A machine-rendered reading of the paper's core claim, the machinery that carries it, and where it could break.
Core claim
The authors claim that Orchard, built on Orchard Env, supplies reusable primitives for environment management that enable scalable agent training. In the coding recipe, 107K trajectories distilled from larger models, credit-assignment supervised fine-tuning, and Balanced Adaptive Rollout produce 64.3 percent success after SFT and 67.5 percent after SFT plus RL on SWE-bench Verified, a new high for open-source models of comparable size. Parallel recipes yield 74.1 percent, 67.0 percent, and 64.0 percent on three GUI benchmarks with a 4B vision-language model and 59.6 percent pass@3 on an assistant evaluation with only 0.2K synthetic tasks.
What carries the argument
Orchard Env, a lightweight environment service that supplies reusable primitives for sandbox lifecycle management across task domains, agent harnesses, and pipeline stages.
If this is right
- Open-source models of moderate size can reach competitive agent performance on established benchmarks when supplied with distilled trajectories and the described training steps.

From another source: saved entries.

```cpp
template <class M, class MFD>
__global__ __launch_bounds__(512) __attribute__((amdgpu_waves_per_eu(2, 2))) void k_solve_hex(BatchViewT<typename M::real> v, M model, MFD fdm, AlphaSet alphas,
                                                                                                 SolverParams sp, int n_iters, int force,
                                                                                                 int* __restrict__ commit_idx, int commit_pending,
                                                                                                 long long* __restrict__ phase_ticks) {
  using real = typename M::real;
  using P = HexPair<real, M::NX, M::NU>;
  __shared__ P pairs[4];
  __shared__ double steps[104];
  __shared__ double lds_cost[NALPHA * TW];
  __shared__ int tile_running;
  __shared__ int simd_count[4];
  __shared__ int lds_commit[TW];
  if (threadIdx.x < 4) simd_count[threadIdx.x] = 0;
  load_step_table(steps);
  const int wave = (int)(threadIdx.x >> 6);
  int role = wave;
  {
    const int simd = hw_simd_id();
    int slot = 0;
    if ((threadIdx.x & 63) == 0) slot = atomicAdd(&simd_count[simd], 1);
    slot = __shfl(slot, 0, 64);
    __syncthreads();
    if (simd_count[0] == 2 && simd_count[1] == 2 && simd_count[2] == 2 && simd_count[3] == 2) role = simd + 4 * slot;
  }
  const int rwave = (role < 3) ? role : 3;
  const int tile = blockIdx.x;
  constexpr int kShareReals = 4 * ((2 * M::NU + M::NU * M::NX + M::NX + 3) / 4) * TW;
  static_assert(kShareReals <= (int)(sizeof(pairs[0].ring) / sizeof(real)), "a pair's ring holds a wavefront's rollout rows");
  long long t_sweep = 0, t_roll = 0, t0 = 0;
#ifdef ILQR_HEX_SECTIONS
  long long t_sweep_last = 0;
#endif
  const bool timing = (phase_ticks != nullptr) & (threadIdx.x == 0);
  const long long c_begin = timing ? clock64() : 0, w_begin = timing ? wall_clock64() : 0;
  if (commit_pending) {
    commit_tile_chunks<M>(v, model, commit_idx + tile * TW, tile);
    phase_barrier();
  }
  int it = 0;
  for (; it < n_iters; it++) {
    if (timing) t0 = wall_clock64();
    sweep_backward_hex<M, MFD, P>(v, model, fdm, sp, 1, force, tile, pairs, steps, role);
    phase_barrier();
    if (timing) {
      const long long t1 = wall_clock64();
#ifdef ILQR_HEX_SECTIONS
      t_sweep_last = t1 - t0;
#endif
      t_sweep += t1 - t0;
      t0 = t1;
    }
    rollout_tile<M, true, true, kDeepPrefetch<M>, true, true, true, 1, kHexCandT>(v, model, alphas, NALPHA, v.cost_c, 1, sp, commit_idx, tile, lds_cost, it == n_iters - 1, rwave,
                                               pairs[role & 3].ring);
#ifdef ILQR_HEX_SECTIONS
#define ILQR_HEX_MARK(n)                                   \
    if (ILQR_HEX_SECTIONS == n && timing) {                \
      const long long t1 = wall_clock64();                 \
      t_sweep = t_sweep - t_sweep_last + (t1 - t0);        \
      t0 = t1;                                             \
    }
#else
#define ILQR_HEX_MARK(n)
#endif
    ILQR_HEX_MARK(1)
    if (threadIdx.x < TW) lds_commit[threadIdx.x] = commit_idx[tile * TW + threadIdx.x];
    if (threadIdx.x == 0) tile_running = 0;
    phase_barrier();
    ILQR_HEX_MARK(2)
    commit_tile_chunks<M, kHexCandT>(v, model, lds_commit, tile);
    ILQR_HEX_MARK(3)
    phase_barrier();
    if (timing) t_roll += wall_clock64() - t0;
    if (!sp.fixed_work) {
      const int b = tile * TW + (int)threadIdx.x;
      if (threadIdx.x < TW && b < v.B && v.status[b] == 0) tile_running = 1;
      __syncthreads();
      if (!tile_running) {
        it++;
        break;
      }
    }
  }
  if (timing) {
    phase_ticks[5 * tile + 0] += t_sweep;
    phase_ticks[5 * tile + 1] += t_roll;
    phase_ticks[5 * tile + 2] += it;
    phase_ticks[5 * tile + 3] += clock64() - c_begin;
    phase_ticks[5 * tile + 4] += wall_clock64() - w_begin;
  }
}

}
```

ilqr_amd/csrc/derivatives.hpp:

```cpp
#pragma once
#include "rollout.hpp"

namespace ilqr {

template <int N, class real, class F>
__device__ __forceinline__ void fd_hessian(const real* x, F f, real* out ) {
#pragma unroll
  for (int i = 0; i < N; i++)
#pragma unroll
    for (int j = i; j < N; j++) {
      real pp[N], pm[N], mp[N], mm[N];
#pragma unroll
      for (int l = 0; l < N; l++) pp[l] = pm[l] = mp[l] = mm[l] = x[l];
      pp[i] += real(kEps);
      pp[j] += real(kEps);
      pm[i] += real(kEps);
      pm[j] -= real(kEps);
      mp[i] -= real(kEps);
      mp[j] += real(kEps);
      mm[i] -= real(kEps);
      mm[j] -= real(kEps);
      const real v = (f(pp) - f(mp) - f(pm) + f(mm)) * real(1.0 / (4 * kEps * kEps));
      out[i + N * j] = v;
      out[j + N * i] = v;
    }
}
template <int N, class real, class F>
__device__ __forceinline__ void fd_gradient(const real* x, F f, real* out) {
#pragma unroll
  for (int i = 0; i < N; i++) {
    real p[N], m[N];
#pragma unroll
    for (int l = 0; l < N; l++) p[l] = m[l] = x[l];
    p[i] += real(kEps);
    m[i] -= real(kEps);
    out[i] = (f(p) - f(m)) * real(1.0 / (2 * kEps));
  }
}

#ifndef ILQR_RING_KB
#define ILQR_RING_KB 150
#endif
template <int NX, int NU, class real, int RING_KB = ILQR_RING_KB, int PAD = 0>
struct RingSlot {
  static constexpr int US = Rec<NX, NU>::SIZE;
  static constexpr int PAIRS = (Rec<NX, NU>::SIZE + NU + 1) / 2;
  static constexpr int ROW = 2 * TW + PAD;
  static constexpr int ELEMS = PAIRS * ROW;
  static constexpr int SLOTS = ((RING_KB * 1024 / (int)sizeof(real)) / ELEMS) / 4 * 4;
};
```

- The same environment layer supports effective training recipes for coding agents, vision-language GUI agents, and personal assistant agents.
- Reusable data, training pipelines, and evaluations become feasible across agent domains without proprietary codebases.
- Credit assignment during supervised fine-tuning allows learning from productive segments even in trajectories that do not fully solve the task.
Where Pith is reading between the lines
- The environment layer could be adapted with modest effort to new domains such as scientific tool use or multi-agent coordination.
- If the distillation and rollout methods generalize, dependence on closed models for high-quality training signals could decrease over time.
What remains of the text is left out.